### Task requirements
Here is the listing. Print it exactly.

### Available data
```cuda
static void host_slices(const jimm_model* m, int nb, int* sizes, size_t bytes_per_image = 0) {
  for (int i = 0; i < jimm_model::kHostSlices; ++i) sizes[i] = 0;
  sizes[0] = nb;
  if (const char* env = getenv("JIMM_HOST_SLICES")) {
    int k = 0, acc = 0;
    for (const char* q = env; *q && k < jimm_model::kHostSlices - 1;) {
      const int v = atoi(q);
      if (v <= 0 || acc + v >= nb) break;
      sizes[k++] = v;
      acc += v;
      while (*q && *q != ',') ++q;
      if (*q == ',') ++q;
    }
    sizes[k] = nb - acc;
    return;
  }
  if (nb < 128) return;
  if (bytes_per_image && static_cast<size_t>(nb) * bytes_per_image < (static_cast<size_t>(64) << 20)) return;
  static const int head_div = [] { const char* env = getenv("JIMM_HOST_HEAD_DIV"); return (env && atoi(env) > 0) ? atoi(env) : 4; }();
  const int S = m->vis.S, D = m->vis.D, Mm = m->vis.enc.c.M;
  const int sms = device_sm_count();
  auto cost = [&](int n) {
    const long mt = (static_cast<long>(n) * S + GEMM_TILE_M - 1) / GEMM_TILE_M;
    auto rounds = [&](int N) { return (mt * ((N + GEMM_TILE_N - 1) / GEMM_TILE_N) + sms - 1) / sms; };
    return static_cast<double>(D) * rounds(3 * D) + static_cast<double>(D) * rounds(D) + static_cast<double>(D) * rounds(Mm) +
           static_cast<double>(Mm) * rounds(D);
  };
  int best = nb / head_div;
  double best_cost = 1e30;
  for (int c0 = nb / head_div; c0 <= nb / 3; ++c0) {
    const double cst = cost(c0) + cost(nb - c0) + 1e-3 * c0 * D;
    if (cst < best_cost) { best_cost = cst; best = c0; }
  }
  sizes[0] = best;
  sizes[1] = nb - best;
}

static int vit_forward_host_impl(jimm_model_t* m, const void* img_host, int in_dtype, int B, float* out_host, cudaStream_t s,
                                 jimm_preproc_t* pre, int Hin, int Win) {
  JIMM_TRY(ensure_copy_stream(m));
  const size_t img_elems = static_cast<size_t>(m->vis.img) * m->vis.img * m->vis.C;
  const size_t src_bytes = pre ? static_cast<size_t>(Hin) * Win * 3 : img_elems * dtype_size(in_dtype);
  const int tower_dtype = pre ? (m->cdt == DT_TF32 ? JIMM_F32 : m->cdt) : in_dtype;
  const int od = vision_out_dim(m);
  const int kind = pre ? 1 : 0;
  if (pre) {
    const size_t need = static_cast<size_t>(m->max_batch) * src_bytes;
    if (need > m->ws.in_u8_bytes) {
      std::lock_guard<std::mutex> no_capture(g_capture_mu);
      JIMM_CUDA_CHECK(cudaDeviceSynchronize());
      if (m->ws.in_u8) cudaFree(m->ws.in_u8);
      m->ws.in_u8 = nullptr; m->ws.in_u8_bytes = 0;
      JIMM_CUDA_CHECK(cudaMalloc(&m->ws.in_u8, need));
      m->ws.in_u8_bytes = need;
      m->host_chain = false;
    }
  }
  return for_chunks(B, m->max_batch, [&](int b0, int nb) {
    int sizes[jimm_model::kHostSlices];
    host_slices(m, nb, sizes, src_bytes);
    if (pre && img_elems % 4) {
      for (int i = 0; i + 1 < jimm_model::kHostSlices && sizes[i + 1] > 0; ++i) {
        const int r = sizes[i] % 4;
        sizes[i] -= r;
        sizes[i + 1] += r;
      }
    }
    bool same_layout = m->host_chain && m->host_chain_stream == s && m->host_chain_kind == kind;
    for (int i = 0; i < jimm_model::kHostSlices; ++i) same_layout = same_layout && sizes[i] == m->host_chain_sizes[i];
    if (!same_layout) {
      JIMM_CUDA_CHECK(cudaEventRecord(m->ev_start, s));
      JIMM_CUDA_CHECK(cudaStreamWaitEvent(m->copy_stream, m->ev_start, 0));
      for (int i = 0; i < jimm_model::kHostSlices; ++i) {
        if (m->slot_recorded[i]) JIMM_CUDA_CHECK(cudaStreamWaitEvent(m->copy_stream, m->ev_consumed[i], 0));
        m->slot_recorded[i] = false;
        m->host_chain_sizes[i] = sizes[i];
      }
// ... 156 lines not shown
```

### jimm_b200/csrc/probe.cu

```cuda
#include "../../include/jimm_b200.h"
#include "common.cuh"
#include "gemm.cuh"

namespace jimm {

int make_tensor_map_2d(CUtensorMap* map, int dtype, const void* ptr, int rows, int cols, int ld, int box_rows);

namespace {

constexpr int PB_STAGES = 12;
constexpr int PB_STAGE_BYTES = 128 * 128;

__device__ __forceinline__ void tma_load_2d_multicast(void* smem_dst, const CUtensorMap* m, uint64_t* bar, int c0, int c1, uint16_t mask) {
  asm volatile(
      "cp.async.bulk.tensor.2d.shared::cluster.global.mbarrier::complete_tx::bytes.multicast::cluster [%0], [%1, {%3, %4}], [%2], %5;" ::"r"(
          smem_u32(smem_dst)),
      "l"(reinterpret_cast<uint64_t>(m)), "r"(smem_u32(bar)), "r"(c0), "r"(c1), "h"(mask)
      : "memory");
}

template <int CS>
__global__ void __launch_bounds__(64, 1) l2_probe_kernel(const __grid_constant__ CUtensorMap map_full, const __grid_constant__ CUtensorMap map_part,
                                                         int mode, int iters, int total_rows) {
  extern __shared__ uint8_t smem_raw[];
  uint8_t* smem = reinterpret_cast<uint8_t*>((reinterpret_cast<uintptr_t>(smem_raw) + 1023) & ~static_cast<uintptr_t>(1023));
  uint64_t* full = reinterpret_cast<uint64_t*>(smem + PB_STAGES * PB_STAGE_BYTES);
  uint64_t* empty = full + PB_STAGES;
  const uint32_t rank = CS > 1 ? cluster_ctarank() : 0;
  const int cluster_id = blockIdx.x / CS;
  const bool shared_writes = CS > 1 && mode == 2;
  if (threadIdx.x == 0) {
    for (int i = 0; i < PB_STAGES; ++i) {
      mbar_init(&full[i], 1);
      mbar_init(&empty[i], shared_writes ? CS : 1);
    }
    fence_barrier_init();
  }
  __syncthreads();
  if (CS > 1) cluster_sync_all();
  const int tiles = total_rows / 128;
  if (threadIdx.x == 0) {
    int st = 0;
    uint32_t ph = 0;
    for (int it = 0; it < iters; ++it) {
      const long long tile = mode == 0 ? (static_cast<long long>(blockIdx.x) * iters + it) : (static_cast<long long>(cluster_id) * iters + it);
      const int row = static_cast<int>((tile * 7919) % tiles) * 128;
      mbar_wait(&empty[st], ph ^ 1);
      mbar_arrive_expect_tx(&full[st], PB_STAGE_BYTES);
      if (mode == 2 && CS > 1) {
        constexpr int part = 128 / CS;
        tma_load_2d_multicast(smem + st * PB_STAGE_BYTES + rank * part * 128, &map_part, &full[st], 0, row + rank * part,
                              static_cast<uint16_t>((1u << CS) - 1));
      } else {
        tma_load_2d(smem + st * PB_STAGE_BYTES, &map_full, &full[st], 0, row);
      }
      if (++st == PB_STAGES) { st = 0; ph ^= 1; }
    }
  } else if (threadIdx.x == 32) {
    int st = 0;
    uint32_t ph = 0;
    for (int it = 0; it < iters; ++it) {
      mbar_wait(&full[st], ph);
      if (shared_writes) {
        for (uint32_t r = 0; r < CS; ++r)
          asm volatile("mbarrier.arrive.relaxed.cluster.shared::cluster.b64 _, [%0];" ::"r"(mapa_shared(smem_u32(&empty[st]), r)) : "memory");
      } else {
        mbar_arrive(&empty[st]);
      }
      if (++st == PB_STAGES) { st = 0; ph ^= 1; }
    }
  }
  __syncthreads();
// ... 48 lines not shown
```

### Task result
```cuda
static void host_slices(const jimm_model* m, int nb, int* sizes, size_t bytes_per_image = 0) {
  for (int i = 0; i < jimm_model::kHostSlices; ++i) sizes[i] = 0;
  sizes[0] = nb;
  if (const char* env = getenv("JIMM_HOST_SLICES")) {
    int k = 0, acc = 0;
    for (const char* q = env; *q && k < jimm_model::kHostSlices - 1;) {
      const int v = atoi(q);
      if (v <= 0 || acc + v >= nb) break;
      sizes[k++] = v;
      acc += v;
      while (*q && *q != ',') ++q;
      if (*q == ',') ++q;
    }
    sizes[k] = nb - acc;
    return;
  }
  if (nb < 128) return;
  if (bytes_per_image && static_cast<size_t>(nb) * bytes_per_image < (static_cast<size_t>(64) << 20)) return;
  static const int head_div = [] { const char* env = getenv("JIMM_HOST_HEAD_DIV"); return (env && atoi(env) > 0) ? atoi(env) : 4; }();
  const int S = m->vis.S, D = m->vis.D, Mm = m->vis.enc.c.M;
  const int sms = device_sm_count();
  auto cost = [&](int n) {
    const long mt = (static_cast<long>(n) * S + GEMM_TILE_M - 1) / GEMM_TILE_M;
    auto rounds = [&](int N) { return (mt * ((N + GEMM_TILE_N - 1) / GEMM_TILE_N) + sms - 1) / sms; };
    return static_cast<double>(D) * rounds(3 * D) + static_cast<double>(D) * rounds(D) + static_cast<double>(D) * rounds(Mm) +
           static_cast<double>(Mm) * rounds(D);
  };
  int best = nb / head_div;
  double best_cost = 1e30;
  for (int c0 = nb / head_div; c0 <= nb / 3; ++c0) {
    const double cst = cost(c0) + cost(nb - c0) + 1e-3 * c0 * D;
    if (cst < best_cost) { best_cost = cst; best = c0; }
  }
  sizes[0] = best;
  sizes[1] = nb - best;
}

static int vit_forward_host_impl(jimm_model_t* m, const void* img_host, int in_dtype, int B, float* out_host, cudaStream_t s,
                                 jimm_preproc_t* pre, int Hin, int Win) {
  JIMM_TRY(ensure_copy_stream(m));
  const size_t img_elems = static_cast<size_t>(m->vis.img) * m->vis.img * m->vis.C;
  const size_t src_bytes = pre ? static_cast<size_t>(Hin) * Win * 3 : img_elems * dtype_size(in_dtype);
  const int tower_dtype = pre ? (m->cdt == DT_TF32 ? JIMM_F32 : m->cdt) : in_dtype;
  const int od = vision_out_dim(m);
  const int kind = pre ? 1 : 0;
  if (pre) {
    const size_t need = static_cast<size_t>(m->max_batch) * src_bytes;
    if (need > m->ws.in_u8_bytes) {
      std::lock_guard<std::mutex> no_capture(g_capture_mu);
      JIMM_CUDA_CHECK(cudaDeviceSynchronize());
      if (m->ws.in_u8) cudaFree(m->ws.in_u8);
      m->ws.in_u8 = nullptr; m->ws.in_u8_bytes = 0;
      JIMM_CUDA_CHECK(cudaMalloc(&m->ws.in_u8, need));
      m->ws.in_u8_bytes = need;
      m->host_chain = false;
    }
  }
  return for_chunks(B, m->max_batch, [&](int b0, int nb) {
    int sizes[jimm_model::kHostSlices];
    host_slices(m, nb, sizes, src_bytes);
    if (pre && img_elems % 4) {
      for (int i = 0; i + 1 < jimm_model::kHostSlices && sizes[i + 1] > 0; ++i) {
        const int r = sizes[i] % 4;
        sizes[i] -= r;
        sizes[i + 1] += r;
      }
    }
    bool same_layout = m->host_chain && m->host_chain_stream == s && m->host_chain_kind == kind;
    for (int i = 0; i < jimm_model::kHostSlices; ++i) same_layout = same_layout && sizes[i] == m->host_chain_sizes[i];
    if (!same_layout) {
      JIMM_CUDA_CHECK(cudaEventRecord(m->ev_start, s));
      JIMM_CUDA_CHECK(cudaStreamWaitEvent(m->copy_stream, m->ev_start, 0));
      for (int i = 0; i < jimm_model::kHostSlices; ++i) {
        if (m->slot_recorded[i]) JIMM_CUDA_CHECK(cudaStreamWaitEvent(m->copy_stream, m->ev_consumed[i], 0));
        m->slot_recorded[i] = false;
        m->host_chain_sizes[i] = sizes[i];
      }
// ... 156 lines not shown
```

### jimm_b200/csrc/probe.cu

```cuda
#include "../../include/jimm_b200.h"
#include "common.cuh"
#include "gemm.cuh"

namespace jimm {

int make_tensor_map_2d(CUtensorMap* map, int dtype, const void* ptr, int rows, int cols, int ld, int box_rows);

namespace {

constexpr int PB_STAGES = 12;
constexpr int PB_STAGE_BYTES = 128 * 128;

__device__ __forceinline__ void tma_load_2d_multicast(void* smem_dst, const CUtensorMap* m, uint64_t* bar, int c0, int c1, uint16_t mask) {
  asm volatile(
      "cp.async.bulk.tensor.2d.shared::cluster.global.mbarrier::complete_tx::bytes.multicast::cluster [%0], [%1, {%3, %4}], [%2], %5;" ::"r"(
          smem_u32(smem_dst)),
      "l"(reinterpret_cast<uint64_t>(m)), "r"(smem_u32(bar)), "r"(c0), "r"(c1), "h"(mask)
      : "memory");
}

template <int CS>
__global__ void __launch_bounds__(64, 1) l2_probe_kernel(const __grid_constant__ CUtensorMap map_full, const __grid_constant__ CUtensorMap map_part,
                                                         int mode, int iters, int total_rows) {
  extern __shared__ uint8_t smem_raw[];
  uint8_t* smem = reinterpret_cast<uint8_t*>((reinterpret_cast<uintptr_t>(smem_raw) + 1023) & ~static_cast<uintptr_t>(1023));
  uint64_t* full = reinterpret_cast<uint64_t*>(smem + PB_STAGES * PB_STAGE_BYTES);
  uint64_t* empty = full + PB_STAGES;
  const uint32_t rank = CS > 1 ? cluster_ctarank() : 0;
  const int cluster_id = blockIdx.x / CS;
  const bool shared_writes = CS > 1 && mode == 2;
  if (threadIdx.x == 0) {
    for (int i = 0; i < PB_STAGES; ++i) {
      mbar_init(&full[i], 1);
      mbar_init(&empty[i], shared_writes ? CS : 1);
    }
    fence_barrier_init();
  }
  __syncthreads();
  if (CS > 1) cluster_sync_all();
  const int tiles = total_rows / 128;
  if (threadIdx.x == 0) {
    int st = 0;
    uint32_t ph = 0;
    for (int it = 0; it < iters; ++it) {
      const long long tile = mode == 0 ? (static_cast<long long>(blockIdx.x) * iters + it) : (static_cast<long long>(cluster_id) * iters + it);
      const int row = static_cast<int>((tile * 7919) % tiles) * 128;
      mbar_wait(&empty[st], ph ^ 1);
      mbar_arrive_expect_tx(&full[st], PB_STAGE_BYTES);
      if (mode == 2 && CS > 1) {
        constexpr int part = 128 / CS;
        tma_load_2d_multicast(smem + st * PB_STAGE_BYTES + rank * part * 128, &map_part, &full[st], 0, row + rank * part,
                              static_cast<uint16_t>((1u << CS) - 1));
      } else {
        tma_load_2d(smem + st * PB_STAGE_BYTES, &map_full, &full[st], 0, row);
      }
      if (++st == PB_STAGES) { st = 0; ph ^= 1; }
    }
  } else if (threadIdx.x == 32) {
    int st = 0;
    uint32_t ph = 0;
    for (int it = 0; it < iters; ++it) {
      mbar_wait(&full[st], ph);
      if (shared_writes) {
        for (uint32_t r = 0; r < CS; ++r)
          asm volatile("mbarrier.arrive.relaxed.cluster.shared::cluster.b64 _, [%0];" ::"r"(mapa_shared(smem_u32(&empty[st]), r)) : "memory");
      } else {
        mbar_arrive(&empty[st]);
      }
      if (++st == PB_STAGES) { st = 0; ph ^= 1; }
    }
  }
  __syncthreads();
// ... 48 lines not shown
```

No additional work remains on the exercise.